I really missed out on one opportunity in Vienna at Hotel Austria as the owner’s short hours conflicted with my museum visits. In the guidebook, Hotel Austria offered a discount to anyone who showed up with the book, and the same family still owns the hotel, so I really wanted to show up with the book in hand and speak with the owner. The receptionist laughed, but didn’t have authority to honor the old guide.

Q: Your book is titled Then and Now; if Frommer could do this for $5 a day in 1957, what might be a realistic amount today? If not in Europe, can it be done elsewhere?

A: Maybe, if it were not a reprise, I might consider the “how to” approach: “How to see Europe and have the time of your life on a budget of under $100 a Day,” which I think is possible — but it would require a companion, and splitting hotel costs and grocery shopping … love bread and cheese!

I did Mexico for $80 a day and that could have been less if I were younger and more spartan. I went modest. One of the reasons Mexico is inexpensive [for travelers] is that there are so many festivals, processions, celebrations, just go … and you can’t avoid a cultural opportunity.

Q: Do you think this type of travel is preferable and realistic today, or have modern times left the guidebook behind?

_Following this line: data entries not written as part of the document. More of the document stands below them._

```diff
+  w.any_rows = true;
+  {
+    int32_t carry = w.carry;
+    bool has_carry = w.has_carry;
+#pragma unroll
+    for (uint32_t k = 0; k < K; ++k) {
+      int32_t before = __shfl_up(key[k][7], 1, 64);
+      if (lane == 0) before = carry;
+      const bool first_has_before = lane != 0 || has_carry;
+#pragma unroll
+      for (uint32_t j = 0; j < 8; ++j) {
+        const int32_t previous = j == 0 ? before : key[k][j - 1];
+        const bool checked = j < lane_rows[k] && (j != 0 || first_has_before);
+        w.unsorted |= __ballot(checked && key[k][j] < previous);
+        w.equal |= __ballot(checked && key[k][j] == previous);
+      }
+      if (rows[k] != 0) {
+        carry = __builtin_amdgcn_readlane(key[k][7], 63);
+        has_carry = true;
+      }
+    }
+  }
+  w.carry = last_key;
+  w.has_carry = true;
+  if (first_rel > range || last_rel > range) w.outside = 1;
+  if (w.unsorted | w.outside) return;
+#ifdef HY_DEBUG_SWITCHES
+  if (debug & 12) return;
+#endif
+  const uint32_t first_word = first_rel >> 5, last_word = last_rel >> 5;
+  if (w.started && w.pending_bits && first_word > w.cursor) {
+    fill_store_word(entries, bloom_words, w.cursor, origin_word, w.pending_bits, w.pending_base, lane);
+    w.pending_bits = 0;
+    ++w.cursor;
+  }
+  const uint32_t front_word = w.cursor - 1;
+  uint32_t keys_before = 0, need = w.started ? 0u : 1u;
+  uint32_t piece = (w.started ? w.cursor : front_word) & ~1u;
+  for (bool first_piece = true;; first_piece = false, piece += FW_WINDOW) {
+    const uint32_t span = last_word - piece < FW_WINDOW ? last_word - piece + 1 : FW_WINDOW;
+    const uint32_t piece_key = origin + (piece << 5);
+    bool holds = false;
+#pragma unroll
+    for (uint32_t k = 0; k < K; ++k) {
+      const uint32_t lowest = (static_cast<uint32_t>(key[k][0]) - origin) >> 5, highest = (static_cast<uint32_t>(key[k][7]) - origin) >> 5;
+      holds = holds || (lane_rows[k] != 0 && lowest < piece + span && (lane_rows[k] < 8 || highest >= piece));
+    }
+    if (__ballot(holds)) {
+      for (uint32_t i = lane; i < ((span + 1) & ~1u); i += 64) bits_window[i] = 0;
+      __builtin_amdgcn_fence(__ATOMIC_RELEASE, "wavefront");
+      __builtin_amdgcn_wave_barrier();
+#pragma unroll
+      for (uint32_t k = 0; k < K; ++k) {
+#pragma unroll
+        for (uint32_t j = 0; j < 8; ++j) {
+          const uint32_t rel = static_cast<uint32_t>(key[k][j]) - piece_key;
+          const uint32_t at = rel >> 5;
+          if (j < lane_rows[k] && at < span) atomicOr(&bits_window[at], 1u << (rel & 31));
+        }
+      }
+      __builtin_amdgcn_fence(__ATOMIC_RELEASE, "wavefront");
+      __builtin_amdgcn_wave_barrier();
+      __builtin_amdgcn_fence(__ATOMIC_ACQUIRE, "wavefront");
+      if (!w.started && first_piece) need = __popc(bits_window[front_word - piece]) + 1;
+      fill_flush_piece(bits_window, span, piece, w.cursor, last_word, need, &keys_before, batch.first_rank, w.pending_bits, w.pending_base, origin_word, lane, entries, bloom_words, debug);
+      if (last_word - piece < FW_WINDOW) break;
+      __builtin_amdgcn_wave_barrier();
+    } else if (keys_before >= need) {
+      fill_store_zeros(entries, piece > w.cursor ? piece : w.cursor, piece + span, lane);
+    }
+  }
+  const uint32_t last_bits = __builtin_amdgcn_readfirstlane(bits_window[last_word - piece]);
+  __builtin_amdgcn_wave_barrier();
+  if (!w.started && last_word == front_word) return;
+  if (!(w.pending_bits && last_word == w.cursor)) {
+    w.pending_bits = 0;
+    w.pending_base = batch.first_rank + total - __popc(last_bits);
+  }
+  w.pending_bits |= last_bits;
+  w.started = true;
+  w.cursor = last_word;
+}
+
+constexpr uint32_t FW_MAX_AHEAD = 4096;
+__device__ __forceinline__ void fill_close_span(const MaterializeArgs& a, FillWaveState& w, uint32_t end_step, uint32_t max_ahead, uint32_t lane, uint32_t origin, uint32_t range,
+                                                u32x2_entry_t* entries, uint32_t* bloom_words) {
+  if (!w.any_rows || !w.started || (w.unsorted | w.outside)) return;
+  const uint32_t table_end = (range >> 5) + 1;
+  uint32_t slice = end_step / FW_STEPS_PER_SLICE, offset = (end_step % FW_STEPS_PER_SLICE) * FW_STEP;
+  uint32_t bits = 0, next = w.cursor + 1;
+  bool closed = false;
+  for (uint32_t seen = 0; !closed && seen < max_ahead;) {
+    const uint32_t want = max_ahead - seen < 64 ? max_ahead - seen : 64;
+    int32_t key = 0;
+    bool have = false;
+    uint32_t got = 0;
+    while (got < want && slice < a.n_slices) {
+      const SliceView view = a.views[slice];
+      const uint32_t rows = view.row_count > offset ? view.row_count - offset : 0, take = rows < want - got ? rows : want - got;
+      if (lane >= got && lane < got + take) {
+        key = view_key(view, view.row_begin + offset + (lane - got));
+        have = true;
+      }
+      got += take;
+      offset += take;
+      if (offset >= view.row_count) { ++slice; offset = 0; }
+    }
+    const uint32_t rel = static_cast<uint32_t>(key) - origin, table_word = rel >> 5;
+    const bool inside = have && rel <= range;
+    bits |= inside && table_word == w.cursor ? 1u << (rel & 31) : 0u;
+    const uint64_t later = __ballot(inside && table_word > w.cursor);
+    if (later) {
+      next = __shfl(table_word, __ffsll(static_cast<long long>(later)) - 1, 64);
+      closed = true;
+    } else if (got < want) {
+      next = table_end;
+      closed = true;
+    }
+    seen += got;
+  }
+  if (!closed) w.outside = 1;
+#pragma unroll
+  for (int d = 32; d > 0; d >>= 1) bits |= __shfl_xor(bits, d, 64);
+  next = next < table_end ? next : table_end;
+  fill_store_word(entries, bloom_words, w.cursor, origin >> 5, w.pending_bits | bits, w.pending_base, lane);
+  fill_store_zeros(entries, w.cursor + 1, next, lane);
+}
+
 struct FillCleaning {
-  u32x4_t* first;
-  u32x4_t* second;
-  uint32_t first_vectors, second_vectors;
+  u32x4_t* filter;
+  uint32_t vectors;
 };
 
 template <uint32_t WIDTH>
 __global__ __launch_bounds__(256, 4) void rank_table_fill_waves(MaterializeArgs a, uint64_t key_min, uint64_t hint_range, u32x2_entry_t* entries, uint64_t* partials, uint32_t chunk_rows,
-                                                             uint32_t batches_per_wave, uint32_t n_steps, uint32_t debug) {
-  __shared__ uint32_t s_window[4][FW_WINDOW];
+                                                             uint32_t batches_per_wave, uint32_t n_steps, uint32_t max_ahead, uint32_t debug) {
+  __shared__ __attribute__((aligned(16))) uint32_t s_window[4][FW_WINDOW];
   __shared__ uint64_t s_min[4], s_max[4];
   __shared__ uint32_t s_flags;
   const uint32_t tid = threadIdx.x, lane = tid & 63, wave = __builtin_amdgcn_readfirstlane(tid >> 6);
@@ -2703,23 +2785,17 @@
     if (lane == 0) has_front = key_in_front_of_step(a, first_step, &front) ? 1u : 0u;
     w.carry = __builtin_amdgcn_readfirstlane(front);
     w.has_carry = __builtin_amdgcn_readfirstlane(has_front) != 0;
+    const uint32_t front_rel = static_cast<uint32_t>(w.carry) - origin;
+    w.started = !w.has_carry;
+    if (w.has_carry && front_rel > range) w.outside = 1;
+    w.cursor = w.has_carry ? (front_rel >> 5) + 1 : 0;
   }
   for (uint32_t batch_step = first_step; batch_step < end_step; batch_step += FW_BATCH) {
     if (batch_step + FW_BATCH < end_step) load_fill_batch<WIDTH>(a, batch_step + FW_BATCH, end_step, chunk_rows, lane, ahead);
-    bool packed = true;
-#pragma unroll
-    for (uint32_t k = 1; k < FW_BATCH; ++k) packed = packed && (current.rows[k] == 0 || current.rows[k - 1] == FW_STEP);
-    if (!packed || !fill_process_steps<WIDTH, FW_BATCH>(w, current.a, current.b, current.bias, current.rows, current.first_rank, lane, origin, range, entries, bloom_words, bits_window,
-                                                        debug)) {
-#pragma unroll
-      for (uint32_t k = 0; k < FW_BATCH; ++k) {
-        const u32x4_t one_a[1] = {current.a[k]}, one_b[1] = {current.b[k]};
-        const uint32_t one_bias[1] = {current.bias[k]}, one_rows[1] = {current.rows[k]}, one_rank[1] = {current.first_rank[k]};
-        fill_process_steps<WIDTH, 1>(w, one_a, one_b, one_bias, one_rows, one_rank, lane, origin, range, entries, bloom_words, bits_window, debug);
-      }
-    }
+    fill_process_batch<WIDTH>(w, current, lane, origin, range, entries, bloom_words, bits_window, debug);
     current = ahead;
   }
+  fill_close_span(a, w, end_step, max_ahead, lane, origin, range, entries, bloom_words);
   const uint64_t unsorted = w.unsorted, equal = w.equal, outside = w.outside;
   const int32_t low = w.low, high = w.high;
   const bool any_rows = w.any_rows;
@@ -2878,7 +2954,7 @@
 
 struct BuildSide {
   DeviceBuffer keys, rows, keys_tmp, rows_tmp, dir, bloom, flags, rank_entries, partials;
-  FillCleaning cleaning{nullptr, nullptr, 0, 0};
+  FillCleaning cleaning{nullptr, 0};
   ZeroedBlocks* cleaned = nullptr;
   bool hint_allows_duplicates = false;
   bool bloom_is_bits = false;
@@ -3013,52 +3089,39 @@
   d.n_buckets = 1;
 }
 
-static hy_status take_zeroed_block(BuildJob& job, size_t table_vectors, size_t bloom_vectors, bool* taken) {
+static hy_status take_zeroed_block(BuildJob& job, bool* taken) {
   BuildSide& b = job.b;
   hipStream_t stream = job.stream;
+  constexpr size_t filter_vectors = BLOOM_BITS / 8 / 16;
   *taken = false;
-  if (!FIXED_JOIN_CLEAN_TABLES || table_vectors + bloom_vectors >= (1ull << 31)) return HY_OK;
-  if ((t_zeroed[0].table && t_zeroed[0].stream != stream) || (t_zeroed[1].table && t_zeroed[1].stream != stream)) {
+  if (!FIXED_JOIN_CLEAN_TABLES) return HY_OK;
+  if ((t_zeroed[0].filter && t_zeroed[0].stream != stream) || (t_zeroed[1].filter && t_zeroed[1].stream != stream)) {
     HY_HIP(hipDeviceSynchronize());
     free_zeroed_blocks();
   }
-  int mine = -1;
-  for (int i = 0; i < 2; ++i) if (t_zeroed[i].clean && t_zeroed[i].table_capacity >= 16 * table_vectors) mine = i;
+  int mine = t_zeroed[0].clean ? 0 : t_zeroed[1].clean ? 1 : -1;
   if (mine < 0) {
-    mine = !t_zeroed[0].table ? 0 : !t_zeroed[1].table ? 1 : t_zeroed[1].clean && !t_zeroed[0].clean ? 1 : 0;
+    mine = !t_zeroed[0].filter ? 0 : !t_zeroed[1].filter ? 1 : 0;
     ZeroedBlocks& z = t_zeroed[mine];
-    if (z.table_capacity < 16 * table_vectors) {
-      if (z.table) { HY_HIP(hipStreamSynchronize(stream)); HY_HIP(hipFree(z.table)); z.table = nullptr; }
-      z.table_capacity = (16 * table_vectors * 5 / 4 + 4095) & ~size_t{4095};
-      HY_HIP(hipMalloc(&z.table, z.table_capacity));
-      if (!z.filter) HY_HIP(hipMalloc(&z.filter, BLOOM_BITS / 8));
-      z.stream = stream;
-      z.clean = false;
-      z.dirty_table = z.table_capacity;
-      z.dirty_filter = BLOOM_BITS / 8;
-    }
+    if (!z.filter) HY_HIP(hipMalloc(&z.filter, 16 * filter_vectors));
+    z.stream = stream;
+    hipLaunchKernelGGL(zero_vectors, dim3(static_cast<uint32_t>((filter_vectors + 255) / 256)), dim3(256), 0, stream, static_cast<u32x4_t*>(z.filter), filter_vectors, static_cast<u32x4_t*>(nullptr), size_t{0});
   }
   ZeroedBlocks& z = t_zeroed[mine];
   ZeroedBlocks& other = t_zeroed[1 - mine];
-  if (!z.clean) {
-    hipLaunchKernelGGL(zero_vectors, dim3(static_cast<uint32_t>(std::min<size_t>(2048, (z.dirty_table / 16 + z.dirty_filter / 16 + 255) / 256))), dim3(256), 0, stream,
-                       static_cast<u32x4_t*>(z.table), z.dirty_table / 16, static_cast<u32x4_t*>(z.filter), z.dirty_filter / 16);
-  }
-  if (other.table && !other.clean) {
-    b.cleaning = FillCleaning{static_cast<u32x4_t*>(other.table), static_cast<u32x4_t*>(other.filter), static_cast<uint32_t>(other.dirty_table / 16), static_cast<uint32_t>(other.dirty_filter / 16)};
+  if (other.filter && !other.clean) {
+    b.cleaning = FillCleaning{static_cast<u32x4_t*>(other.filter), static_cast<uint32_t>(filter_vectors)};
     b.cleaned = &other;
   }
   z.clean = false;
-  z.dirty_table = 16 * table_vectors;
-  z.dirty_filter = 16 * bloom_vectors;
-  b.rank_entries.borrow(z.table);
-  if (job.wants.bloom) { b.bloom.borrow(z.filter); job.m.bloom_out = b.bloom.as<uint8_t>(); }
+  b.bloom.borrow(z.filter);
+  job.m.bloom_out = b.bloom.as<uint8_t>();
   *taken = true;
   return HY_OK;
 }
 
 static void block_cleaning_queued(BuildSide& b) {
-  if (b.cleaned) { b.cleaned->clean = true; b.cleaned->dirty_table = b.cleaned->dirty_filter = 0; }
+  if (b.cleaned) b.cleaned->clean = true;
 }
 
 static hy_status launch_hinted_fill(BuildJob& job, uint32_t stream_width, uint64_t origin, uint64_t hint_range, u32x2_t* entries, uint32_t* tickets, BuildVerdict* verdict) {
@@ -3091,7 +3154,7 @@
   b.n_fill_records = groups;
   with_width([&](auto w) {
     hipExtLaunchKernelGGL(rank_table_fill_waves<decltype(w)::value>, dim3(groups), dim3(256), 0, job.stream, fill_started, fill_stopped, 0, m, origin, hint_range, entries, b.partials.as<uint64_t>(),
-                          job.column->host_segments[0].size, batches_per_wave, n_steps, fill_debug);
+                          job.column->host_segments[0].size, batches_per_wave, n_steps, job.wants.existence_only ? FW_MAX_AHEAD : 32u, fill_debug);
     return HY_OK;
   });
   return HY_OK;
@@ -3110,13 +3173,15 @@
   const size_t table_vectors = (table_bytes + 15) / 16, bloom_vectors = job.wants.bloom ? BLOOM_BITS / 8 / 16 : 0;
   uint32_t stream_width = build->stream_width == 1 || build->stream_width == 2 || build->stream_width == 4 ? build->stream_width : 0;
   if (option(HY_OPT_JOIN_FILL_WGS_PER_CU) <= 0) stream_width = 0;
+  if (words > FW_SPARSE_WORDS_PER_KEY * job.total) stream_width = 0;
+  if (key_max - origin >= FW_RANGE_LIMIT) stream_width = 0;
   HY_TRY(b.partials.alloc(32 * (size_t{build->n_slices} * FW_STEPS_PER_SLICE / 4 + 1)));
+  HY_TRY(b.rank_entries.alloc(table_bytes));
   bool zeroed = false;
-  if (stream_width) HY_TRY(take_zeroed_block(job, table_vectors, bloom_vectors, &zeroed));
-  if (!zeroed) {
-    HY_TRY(b.rank_entries.alloc(table_bytes));
-    hipLaunchKernelGGL(zero_vectors, dim3(static_cast<uint32_t>(std::min<size_t>(2048, (table_vectors + bloom_vectors + 255) / 256))), dim3(256), 0, job.stream,
-                       b.rank_entries.as<u32x4_t>(), table_vectors, b.bloom.as<u32x4_t>(), bloom_vectors);
+  if (stream_width && job.wants.bloom) HY_TRY(take_zeroed_block(job, &zeroed));
+  if (!stream_width || (job.wants.bloom && !zeroed)) {
+    hipLaunchKernelGGL(zero_vectors, dim3(static_cast<uint32_t>(std::min<size_t>(2048, ((stream_width ? 0 : table_vectors) + bloom_vectors + 255) / 256))), dim3(256), 0, job.stream,
+                       b.rank_entries.as<u32x4_t>(), stream_width ? size_t{0} : table_vectors, b.bloom.as<u32x4_t>(), bloom_vectors);
   }
   u32x2_t* entries = b.rank_entries.as<u32x2_t>();
   uint32_t* tickets = reinterpret_cast<uint32_t*>(entries + words + 2);
diff --git a/hyrise_amd/csrc/join_pkfk.hpp b/hyrise_amd/csrc/join_pkfk.hpp
--- a/hyrise_amd/csrc/join_pkfk.hpp
+++ b/hyrise_amd/csrc/join_pkfk.hpp
@@ -860,9 +860,7 @@
   extern __shared__ __attribute__((aligned(16))) uint32_t join_smem[];
   const uint32_t partitions = 1u << a.radix_bits;
   const uint32_t tid = threadIdx.x, lane = tid & 63, wave = __builtin_amdgcn_readfirstlane(tid >> 6);
-  for (uint32_t i = blockIdx.x * PK_THREADS + tid; i < a.cleaning.first_vectors + a.cleaning.second_vectors; i += gridDim.x * PK_THREADS) {
-    if (i < a.cleaning.first_vectors) a.cleaning.first[i] = u32x4_t{0, 0, 0, 0}; else a.cleaning.second[i - a.cleaning.first_vectors] = u32x4_t{0, 0, 0, 0};
-  }
+  for (uint32_t i = blockIdx.x * PK_THREADS + tid; i < a.cleaning.vectors; i += gridDim.x * PK_THREADS) a.cleaning.filter[i] = u32x4_t{0, 0, 0, 0};
   if (blockIdx.x < a.cut_blocks) { pk_cut_slice<MASKS>(a, blockIdx.x, join_smem, tid, lane, wave); return; }
   const uint32_t block = blockIdx.x - a.cut_blocks;
   uint32_t tile;
```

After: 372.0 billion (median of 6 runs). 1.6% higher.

A: I think Frommer’s Guides, or my reprise, are for the spirited adventure traveler, and I really don’t understand why so many sign up for comprehensive tours and group it across Europe. Maybe [it makes sense in] China, where language might be a problem, but in Europe, English is the universal language to our benefit, and when I’m stuck, I ask and someone is eager to practice their English. Of course I give the local language a try too, but often that’s short lived! The other person has a better command of English than I do of whichever language we’re speaking.

I just got back from reprising much of my own trip to Portugal and Extremadura, Spain, in 1963, when there were no four-lane roads and tourists were as common away from Lisbon as moon men. Today, tourism has taken over the central towns and cities. … Restaurants and too many tourist shops are making historic centers more Epcot than real. The language you hear is often not the language of the country you’re visiting.

That in my opinion means a guidebook, with some history and independent travel, is more valuable, more exciting, more educational than joining a tour. The individual can start early, more at will, see secondary sites that the tours skip. In Lisbon, the crowds entering Hieronymus Monastery and St. George’s Castle last week seemed more like they were trying to buy tickets for a rock concert. But I was virtually alone in the Gulbenkian Museum, which is a marvel, one man’s collection, as varied as William Randolph Hearst’s.

So I think guidebooks are very important, but not now as well used since touring has become an alternative. Funny — in the 1960’s only the rich toured, while all others did it with a book. Now it’s reversed. Inexpensive travel is often the tour, and the wealthy often skip tours, but might engage guides.

The Lingering Value of Print Guidebooks

It is worth noting that Davis’s Kindle reprise costs $2.99 on — only 44 cents more than Frommer’s original book — whereas Frommer’s own current Europe guidebook lists at $24.99. As Davis said, multiply by 10! Unless you have a smartphone, yeesh — these are confounding times for readers and publishers alike.

Worldwide access to affordable and reliable Internet connections is still elusive. In more remote or developing destinations, this is due to infrastructure issues — hotels are not all wired, and big data pipes and wireless towers are still rare. But even in the most wired, tourist-choked locations, international roaming and data fees are simply prohibitively expensive, even for the most well-off travelers.

Until that changes, folks will purchase and pack print guides, and someone will keep printing them for us to buy.